Saved entries:
=======

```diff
+template <int RES, bool PAD_OUT>
+__global__ __launch_bounds__(OLS_THREADS) void k_gn_fwd_pad(
+    const bf16* __restrict__ x, const bf16* __restrict__ res,
+    bf16* __restrict__ y, uint32_t* __restrict__ mask,
+    float* __restrict__ mean_out, float* __restrict__ rstd_out,
+    const bf16* __restrict__ gamma, const bf16* __restrict__ beta, int Bn,
+    int C, int ch, int G, int H, int W, float eps) {
+  const int cg = ch / G;
+  const int HW = H * W;
+  const int n = cg * HW;
+  const int PW = W + 2, PHW = (H + 2) * PW;
+  const int group = blockIdx.x;
+  const int b = group % Bn;
+  const int g = (group / Bn) % G;
+  const int c = group / (Bn * G);
+  const int64_t plane0 = ((int64_t)c * ch + (int64_t)g * cg) * Bn + b;
+  const int64_t base = plane0 * HW, pstride = (int64_t)Bn * HW;
+  const int64_t pbase = plane0 * PHW, ppstride = (int64_t)Bn * PHW;
+  const bf16* xg = x + base;
+
+  extern __shared__ __attribute__((aligned(16))) unsigned char lds_raw[];
+  Pack<bf16, 8>* xbuf = reinterpret_cast<Pack<bf16, 8>*>(lds_raw);
+  const int nv = n / 8;
+  Pack<bf16, 8>* rbuf = xbuf + nv;
+
+  __shared__ float red[2][OLS_THREADS / WAVE];
+  float s1 = 0.f, s2 = 0.f;
+  for (int v8 = threadIdx.x; v8 < nv; v8 += blockDim.x) {
+    int i = v8 * 8;
+    int64_t idx = (int64_t)(i / HW) * pstride + i % HW;
+    Pack<bf16, 8> px = *reinterpret_cast<const Pack<bf16, 8>*>(&xg[idx]);
+    xbuf[v8] = px;
+    if (RES == 1)
+      rbuf[v8] = *reinterpret_cast<const Pack<bf16, 8>*>(&res[base + idx]);
+#pragma unroll
+    for (int e = 0; e < 8; ++e) {
+      float v = to_f32(px.v[e]);
+      s1 += v;
+      s2 += v * v;
+    }
+  }
+  s1 = wave_sum(s1);
+  s2 = wave_sum(s2);
+  const int wid = threadIdx.x / WAVE, nw = blockDim.x / WAVE;
+  if ((threadIdx.x & (WAVE - 1)) == 0) { red[0][wid] = s1; red[1][wid] = s2; }
+  __syncthreads();
+  s1 = 0.f; s2 = 0.f;
+  for (int w = 0; w < nw; ++w) { s1 += red[0][w]; s2 += red[1][w]; }
+  const float mean = s1 / n;
+  const float var = fmaxf(s2 / n - mean * mean, 0.f);
+  const float rstd = rsqrtf(var + eps);
+  if (threadIdx.x == 0) { mean_out[group] = mean; rstd_out[group] = rstd; }
+
+  const bf16* gam = gamma + (int64_t)c * ch + g * cg;
+  const bf16* bet = beta + (int64_t)c * ch + g * cg;
+  bf16* xe = reinterpret_cast<bf16*>(xbuf);
+  const bf16* re = reinterpret_cast<const bf16*>(rbuf);
+  if (PAD_OUT) {
+    const int nvp = PHW / 4;
+    const int total = cg * nvp;
+    for (int t = threadIdx.x; t < total; t += blockDim.x) {
+      const int chan = t / nvp;
+      const int q = (t - chan * nvp) * 4;
+      int ph = q / PW, pw = q - ph * PW;
+      const int64_t off = pbase + (int64_t)chan * ppstride + q;
+      Bf4 pr;
+      if (RES == 2) pr = *reinterpret_cast<const Bf4*>(&res[off]);
+      const float ga = to_f32(gam[chan]), be = to_f32(bet[chan]);
+      Bf4 py;
+#pragma unroll
+      for (int e = 0; e < 4; ++e) {
+        bf16 o = from_f32<bf16>(0.f);
+        if (ph >= 1 && ph <= H && pw >= 1 && pw <= W) {
+          const int li = chan * HW + (ph - 1) * W + (pw - 1);
+          float v = (to_f32(xe[li]) - mean) * rstd;
+          v = v * ga + be;
+          if (RES == 1) v += to_f32(re[li]);
+          if (RES == 2) v += to_f32(pr.v[e]);
+          v = fmaxf(v, 0.f);
+          o = from_f32<bf16>(v);
+          xe[li] = o;
+        }
+        py.v[e] = o;
+        if (++pw == PW) { pw = 0; ++ph; }
+      }
+      *reinterpret_cast<Bf4*>(&y[off]) = py;
+    }
+  } else {
+    for (int v8 = threadIdx.x; v8 < nv; v8 += blockDim.x) {
+      int i = v8 * 8;
+      int chan = i / HW;
+      int hw = i - chan * HW;
+      int64_t idx = (int64_t)chan * pstride + hw;
+      Pack<bf16, 8> px = xbuf[v8];
+      Pack<bf16, 8> pr;
+      if (RES == 1) pr = rbuf[v8];
+      if (RES == 2) {
+        const bf16* rp = res + pbase + (int64_t)chan * ppstride;
+#pragma unroll
+        for (int e = 0; e < 8; ++e) {
+          int h = (hw + e) / W, w = (hw + e) - h * W;
+          pr.v[e] = rp[(h + 1) * PW + (w + 1)];
+        }
+      }
+      Pack<bf16, 8> py;
+      const float ga = to_f32(gam[chan]), be = to_f32(bet[chan]);
+#pragma unroll
+      for (int e = 0; e < 8; ++e) {
+        float v = (to_f32(px.v[e]) - mean) * rstd;
+        v = v * ga + be;
+        if (RES != 0) v += to_f32(pr.v[e]);
+        v = fmaxf(v, 0.f);
+        py.v[e] = from_f32<bf16>(v);
+      }
+      xbuf[v8] = py;
+      *reinterpret_cast<Pack<bf16, 8>*>(&y[base + idx]) = py;
+    }
+  }
+  __syncthreads();
+  const int nwords = (n + 31) / 32;
+  uint32_t* mg = mask + (int64_t)group * nwords;
+  for (int j = threadIdx.x; j < nwords; j += blockDim.x) {
+    uint32_t wv = 0;
+#pragma unroll
+    for (int k = 0; k < 4; ++k) {
+      const int v8 = j * 4 + k;
+      if (v8 < nv) {
+        Pack<bf16, 8> p = xbuf[v8];
+#pragma unroll
+        for (int e = 0; e < 8; ++e)
+          if (to_f32(p.v[e]) > 0.f) wv |= 1u << (k * 8 + e);
+      }
+    }
+    mg[j] = wv;
+  }
+}
+
+template <bool HAS_RES>
+__global__ __launch_bounds__(OLS_THREADS) void k_gn_bwd_pad(
+    const bf16* __restrict__ x, const uint32_t* __restrict__ mask,
+    const bf16* __restrict__ dy, bf16* __restrict__ dx,
+    bf16* __restrict__ dx_pad, bf16* __restrict__ dres,
+    const float* __restrict__ mean_in, const float* __restrict__ rstd_in,
+    const bf16* __restrict__ gamma, float* __restrict__ dgamma,
+    float* __restrict__ dbeta, int Bn, int C, int ch, int G, int H, int W) {
+  const int cg = ch / G;
+  const int HW = H * W;
+  const int n = cg * HW;
+  const int PW = W + 2, PHW = (H + 2) * PW;
+  const int group = blockIdx.x;
+  const int b = group % Bn;
+  const int g = (group / Bn) % G;
+  const int c = group / (Bn * G);
+  const int64_t plane0 = ((int64_t)c * ch + (int64_t)g * cg) * Bn + b;
+  const int64_t base = plane0 * HW, pstride = (int64_t)Bn * HW;
+  const int64_t pbase = plane0 * PHW, ppstride = (int64_t)Bn * PHW;
+  const bf16* xg = x + base;
+  const bf16* dyg_in = dy + base;
+  bf16* dxg = dx + base;
+  bf16* drg = HAS_RES ? dres + base : nullptr;
+  const float mean = mean_in[group], rstd = rstd_in[group];
+  const bf16* gam = gamma + (int64_t)c * ch + g * cg;
+  const uint32_t* mg = mask + (int64_t)group * ((n + 31) / 32);
+
+  extern __shared__ __attribute__((aligned(16))) unsigned char lds_raw[];
+  Pack<bf16, 8>* xbuf = reinterpret_cast<Pack<bf16, 8>*>(lds_raw);
+  Pack<bf16, 8>* gbuf = xbuf + n / 8;
+
+  __shared__ float red[2][OLS_THREADS / WAVE];
+  __shared__ float ch_dg[MAX_CG], ch_db[MAX_CG];
+  for (int i = threadIdx.x; i < cg; i += blockDim.x) {
+    ch_dg[i] = 0.f; ch_db[i] = 0.f;
+  }
+  __syncthreads();
+
+  const int lane = threadIdx.x & (WAVE - 1);
+  float s1 = 0.f, s2 = 0.f;
+  const int nv = n / 8;
+  const int hv = HW / 8;
+  const int lpc = min(WAVE, hv);
+  for (int v8 = threadIdx.x; v8 - lane < nv; v8 += blockDim.x) {
+    const bool active = v8 < nv;
+    int i = active ? v8 * 8 : 0;
+    int chan = i / HW;
+    int64_t idx = (int64_t)chan * pstride + i % HW;
+    float dg = 0.f, db = 0.f;
+    if (active) {
+      Pack<bf16, 8> pdy = *reinterpret_cast<const Pack<bf16, 8>*>(&dyg_in[idx]);
+      Pack<bf16, 8> px = *reinterpret_cast<const Pack<bf16, 8>*>(&xg[idx]);
+      const uint32_t mb = mg[v8 >> 2] >> ((v8 & 3) * 8);
+      const float ga = to_f32(gam[chan]);
+      Pack<bf16, 8> pg;
+#pragma unroll
+      for (int e = 0; e < 8; ++e) {
+        float grad = to_f32(pdy.v[e]);
+        grad = ((mb >> e) & 1u) ? grad : 0.f;
+        pg.v[e] = from_f32<bf16>(grad);
+        float xhat = (to_f32(px.v[e]) - mean) * rstd;
+        float dxhat = grad * ga;
+        s1 += dxhat;
+        s2 += dxhat * xhat;
+        dg += grad * xhat;
+        db += grad;
+      }
+      xbuf[v8] = px;
+      gbuf[v8] = pg;
+    }
+#pragma unroll
+    for (int off = 32; off > 0; off >>= 1)
+      if (off < lpc) {
+        dg += __shfl_xor(dg, off, WAVE);
+        db += __shfl_xor(db, off, WAVE);
+      }
+    if (active && (lane & (lpc - 1)) == 0) {
+      atomicAdd(&ch_dg[chan], dg);
+      atomicAdd(&ch_db[chan], db);
+    }
+  }
+  s1 = wave_sum(s1);
+  s2 = wave_sum(s2);
+  const int wid = threadIdx.x / WAVE, nw = blockDim.x / WAVE;
+  if ((threadIdx.x & (WAVE - 1)) == 0) { red[0][wid] = s1; red[1][wid] = s2; }
+  __syncthreads();
+  s1 = 0.f; s2 = 0.f;
+  for (int w = 0; w < nw; ++w) { s1 += red[0][w]; s2 += red[1][w]; }
+  const float m1 = s1 / n, m2 = s2 / n;
+
+  for (int v8 = threadIdx.x; v8 < nv; v8 += blockDim.x) {
+    int i = v8 * 8;
+    int chan = i / HW;
+    int64_t idx = (int64_t)chan * pstride + i % HW;
+    Pack<bf16, 8> px = xbuf[v8];
+    Pack<bf16, 8> pg = gbuf[v8];
+    const float ga = to_f32(gam[chan]);
+    Pack<bf16, 8> pdx;
+#pragma unroll
+    for (int e = 0; e < 8; ++e) {
+      float grad = to_f32(pg.v[e]);
+      float xhat = (to_f32(px.v[e]) - mean) * rstd;
+      float dxhat = grad * ga;
+      pdx.v[e] = from_f32<bf16>(rstd * (dxhat - m1 - xhat * m2));
+    }
+    *reinterpret_cast<Pack<bf16, 8>*>(&dxg[idx]) = pdx;
+    if (HAS_RES) *reinterpret_cast<Pack<bf16, 8>*>(&drg[idx]) = pg;
+    xbuf[v8] = pdx;
+  }
+  __syncthreads();
+  if (dx_pad != nullptr) {
+    const bf16* de = reinterpret_cast<const bf16*>(xbuf);
+    const int nvp = PHW / 4;
+    const int total = cg * nvp;
+    for (int t = threadIdx.x; t < total; t += blockDim.x) {
+      const int chan = t / nvp;
+      const int q = (t - chan * nvp) * 4;
+      int ph = q / PW, pw = q - ph * PW;
+      Bf4 po;
+#pragma unroll
+      for (int e = 0; e < 4; ++e) {
+        bf16 o = from_f32<bf16>(0.f);
+        if (ph >= 1 && ph <= H && pw >= 1 && pw <= W)
+          o = de[chan * HW + (ph - 1) * W + (pw - 1)];
+        po.v[e] = o;
+        if (++pw == PW) { pw = 0; ++ph; }
+      }
+      *reinterpret_cast<Bf4*>(
+          &dx_pad[pbase + (int64_t)chan * ppstride + q]) = po;
+    }
+  }
+  for (int i = threadIdx.x; i < cg; i += blockDim.x) {
+    atomicAdd(&dgamma[(int64_t)c * ch + g * cg + i], ch_dg[i]);
+    atomicAdd(&dbeta[(int64_t)c * ch + g * cg + i], ch_db[i]);
+  }
+}
+
+extern "C" int ols_gn_pad_ok(int ch, int G, int H, int W) {
+  if (G <= 0 || ch % G != 0 || ch / G > MAX_CG) return 0;
+  if (H < 2 || W < 2 || (H & 1) || (W & 1) || (H * W) % 8 != 0) return 0;
+  const int64_t n = (int64_t)(ch / G) * H * W;
+  return n * 4 <= 65536;
+}
+
+extern "C" void ols_groupnorm_fwd_pad(
+    const void* x, const void* res, int res_mode, void* y, uint32_t* mask,
+    float* mean, float* rstd, const void* gamma, const void* beta, int B,
+    int C, int ch, int G, int H, int W, float eps, bool pad_out,
+    hipStream_t s) {
+  dim3 grid(B * C * G), block(OLS_THREADS);
+  const int n = (ch / G) * H * W;
+  const size_t lds = (size_t)n * sizeof(bf16) * (res_mode == 1 ? 2 : 1);
+#define CASE(RM, PO)                                                          \
+  hipLaunchKernelGGL((k_gn_fwd_pad<RM, PO>), grid, block, lds, s,             \
+                     (const bf16*)x, (const bf16*)res, (bf16*)y, mask, mean,  \
+                     rstd, (const bf16*)gamma, (const bf16*)beta, B, C, ch,   \
+                     G, H, W, eps)
+  if (pad_out) {
+    if (res_mode == 0) CASE(0, true);
+    else if (res_mode == 1) CASE(1, true);
+    else CASE(2, true);
+  } else {
+    if (res_mode == 0) CASE(0, false);
+    else if (res_mode == 1) CASE(1, false);
+    else CASE(2, false);
+  }
+#undef CASE
+}
+
+extern "C" void ols_groupnorm_bwd_pad(
+    const void* x, const uint32_t* mask, const void* dy, void* dx,
+    void* dx_pad, void* dres, const float* mean, const float* rstd,
+    const void* gamma, float* dgamma, float* dbeta, int B, int C, int ch,
+    int G, int H, int W, hipStream_t s) {
+  dim3 grid(B * C * G), block(OLS_THREADS);
+  const int n = (ch / G) * H * W;
+  const size_t lds = (size_t)n * 2 * sizeof(bf16);
+  if (dres != nullptr)
+    hipLaunchKernelGGL((k_gn_bwd_pad<true>), grid, block, lds, s,
+                       (const bf16*)x, mask, (const bf16*)dy, (bf16*)dx,
+                       (bf16*)dx_pad, (bf16*)dres, mean, rstd,
+                       (const bf16*)gamma, dgamma, dbeta, B, C, ch, G, H, W);
+  else
+    hipLaunchKernelGGL((k_gn_bwd_pad<false>), grid, block, lds, s,
+                       (const bf16*)x, mask, (const bf16*)dy, (bf16*)dx,
+                       (bf16*)dx_pad, (bf16*)dres, mean, rstd,
+                       (const bf16*)gamma, dgamma, dbeta, B, C, ch, G, H, W);
 }
 
 template <typename T>
diff --git a/olearning_sim_amd/ops/csrc/pool2x2.hip b/olearning_sim_amd/ops/csrc/pool2x2.hip
--- a/olearning_sim_amd/ops/csrc/pool2x2.hip
+++ b/olearning_sim_amd/ops/csrc/pool2x2.hip
@@ -99,6 +99,26 @@
 }
 
 template <typename T>
+__global__ __launch_bounds__(OLS_THREADS) void k_subsample2p_fwd(
+    const T* __restrict__ xp, T* __restrict__ y, int64_t n_out2, int OH,
+    int OW) {
+  const int64_t stride = (int64_t)gridDim.x * blockDim.x;
+  const int PW = OW * 2 + 2, PH = OH * 2 + 2, OW2 = OW / 2;
+  for (int64_t i = (int64_t)blockIdx.x * blockDim.x + threadIdx.x;
+       i < n_out2; i += stride) {
+    const int64_t plane = i / (OH * OW2);
+    const int rem = (int)(i - plane * (OH * OW2));
+    const int oi = rem / OW2, oj2 = (rem - (rem / OW2) * OW2) * 2;
+    const T* p = xp + (plane * PH + 2 * oi + 1) * (int64_t)PW + 2 * oj2 + 1;
+    Pack<T, 2> o;
+    o.v[0] = p[0];
+    o.v[1] = p[2];
+    *reinterpret_cast<Pack<T, 2>*>(
+        &y[(plane * OH + oi) * (int64_t)OW + oj2]) = o;
+  }
+}
+
+template <typename T>
 __global__ __launch_bounds__(OLS_THREADS) void k_subsample2_bwd(
     const T* __restrict__ dy, T* __restrict__ dx, int64_t n_in2, int H,
     int W) {
@@ -132,6 +152,20 @@
                        (const float*)x, (float*)y, n2, OH, OW);
 }
 
+extern "C" void ols_subsample2p_fwd(const void* xp, void* y, int64_t planes,
+                                    int OH, int OW, int dtype,
+                                    hipStream_t stream) {
+  const int64_t n2 = planes * OH * (OW / 2);
+  dim3 grid(ols_grid(n2, OLS_THREADS)), block(OLS_THREADS);
+  if (dtype == 1)
+    hipLaunchKernelGGL((k_subsample2p_fwd<__hip_bfloat16>), grid, block, 0,
+                       stream, (const __hip_bfloat16*)xp, (__hip_bfloat16*)y,
+                       n2, OH, OW);
+  else
+    hipLaunchKernelGGL((k_subsample2p_fwd<float>), grid, block, 0, stream,
+                       (const float*)xp, (float*)y, n2, OH, OW);
+}
+
 extern "C" void ols_subsample2_bwd(const void* dy, void* dx, int64_t planes,
                                    int H, int W, int dtype,
                                    hipStream_t stream) {
diff --git a/olearning_sim_amd/ops/fused.py b/olearning_sim_amd/ops/fused.py
--- a/olearning_sim_amd/ops/fused.py
+++ b/olearning_sim_amd/ops/fused.py
@@ -242,6 +242,71 @@
     return torch.nn.functional.relu(y) if relu else y
 
 
+
+def gn_pad_shape_ok(ch: int, groups: int, H: int, W: int) -> bool:
+    if os.environ.get("OLSIM_GN_PAD", "1") == "0":
+        return False
+    ops = load_hip_ops(required=True)
+    return bool(ops.gn_pad_ok(ch, groups, H, W))
+
+
+def gn_pad_eligible(x: torch.Tensor, groups: int) -> bool:
+    if not (x.is_cuda and x.dtype == torch.bfloat16 and x.dim() == 5):
+        return False
+    return gn_pad_shape_ok(x.shape[1], groups, x.shape[3], x.shape[4])
+
+
+def _res_arg(x, res, res_pad):
+    if res is None:
+        return torch.empty(0, dtype=x.dtype, device=x.device)
+    return res_pad if res_pad is not None else res.contiguous()
+
+
+def _interior(y_pad: torch.Tensor) -> torch.Tensor:
+    return y_pad[..., 1:-1, 1:-1]
+
+
+class _GroupNormPadFn(torch.autograd.Function):
+
+    @staticmethod
+    def forward(ctx, x, res, res_pad, gamma, beta, clients, groups, eps):
+        ops = load_hip_ops(required=True)
+        y_pad, mask, mean, rstd = ops.groupnorm_fwd_pad(
+            x, _res_arg(x, res, res_pad), gamma, beta, clients, groups, eps,
+            True)
+        ctx.save_for_backward(x, mask, mean, rstd, gamma)
+        ctx.meta = (clients, groups, res is not None)
+        ctx.mark_non_differentiable(y_pad)
+        ctx.set_materialize_grads(False)
+        return _interior(y_pad), y_pad
+
+    @staticmethod
+    def backward(ctx, dy, _dy_pad):
+        x, mask, mean, rstd, gamma = ctx.saved_tensors
+        clients, groups, has_res = ctx.meta
+        if dy is None:
+            return (None,) * 8
+        ops = load_hip_ops(required=True)
+        dx, _, dres, dgamma, dbeta = ops.groupnorm_bwd_pad(
+            x, mask, dy, mean, rstd, gamma, clients, groups, has_res, False)
+        return (dx, dres if has_res else None, None,
+                dgamma.to(gamma.dtype), dbeta.to(gamma.dtype),
+                None, None, None)
+
+
+def groupnorm_relu_pad(x: torch.Tensor, clients: int, groups: int,
+                       gamma: torch.Tensor, beta: torch.Tensor,
+                       res: Optional[torch.Tensor] = None,
+                       res_pad: Optional[torch.Tensor] = None,
+                       eps: float = 1e-5):
+    if gn_pad_eligible(x, groups):
+        return _GroupNormPadFn.apply(x.contiguous(), res, res_pad,
+                                     gamma.contiguous(), beta.contiguous(),
+                                     clients, groups, eps)
+    return groupnorm_act(x, clients, groups, gamma, beta, res=res,
+                         relu=True, eps=eps), None
+
+
 def fast_transpose(x: torch.Tensor) -> torch.Tensor:
     if x.is_cuda and x.dim() == 3 and \
             x.dtype in (torch.bfloat16, torch.float32):
```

=======

AIM OF THE EXERCISE:
Out of the data above, return each line where the word "gbuf" can be found.

EXERCISE SOLUTION:
+  Pack<bf16, 8>* gbuf = xbuf + n / 8;
+      gbuf[v8] = pg;
+    Pack<bf16, 8> pg = gbuf[v8];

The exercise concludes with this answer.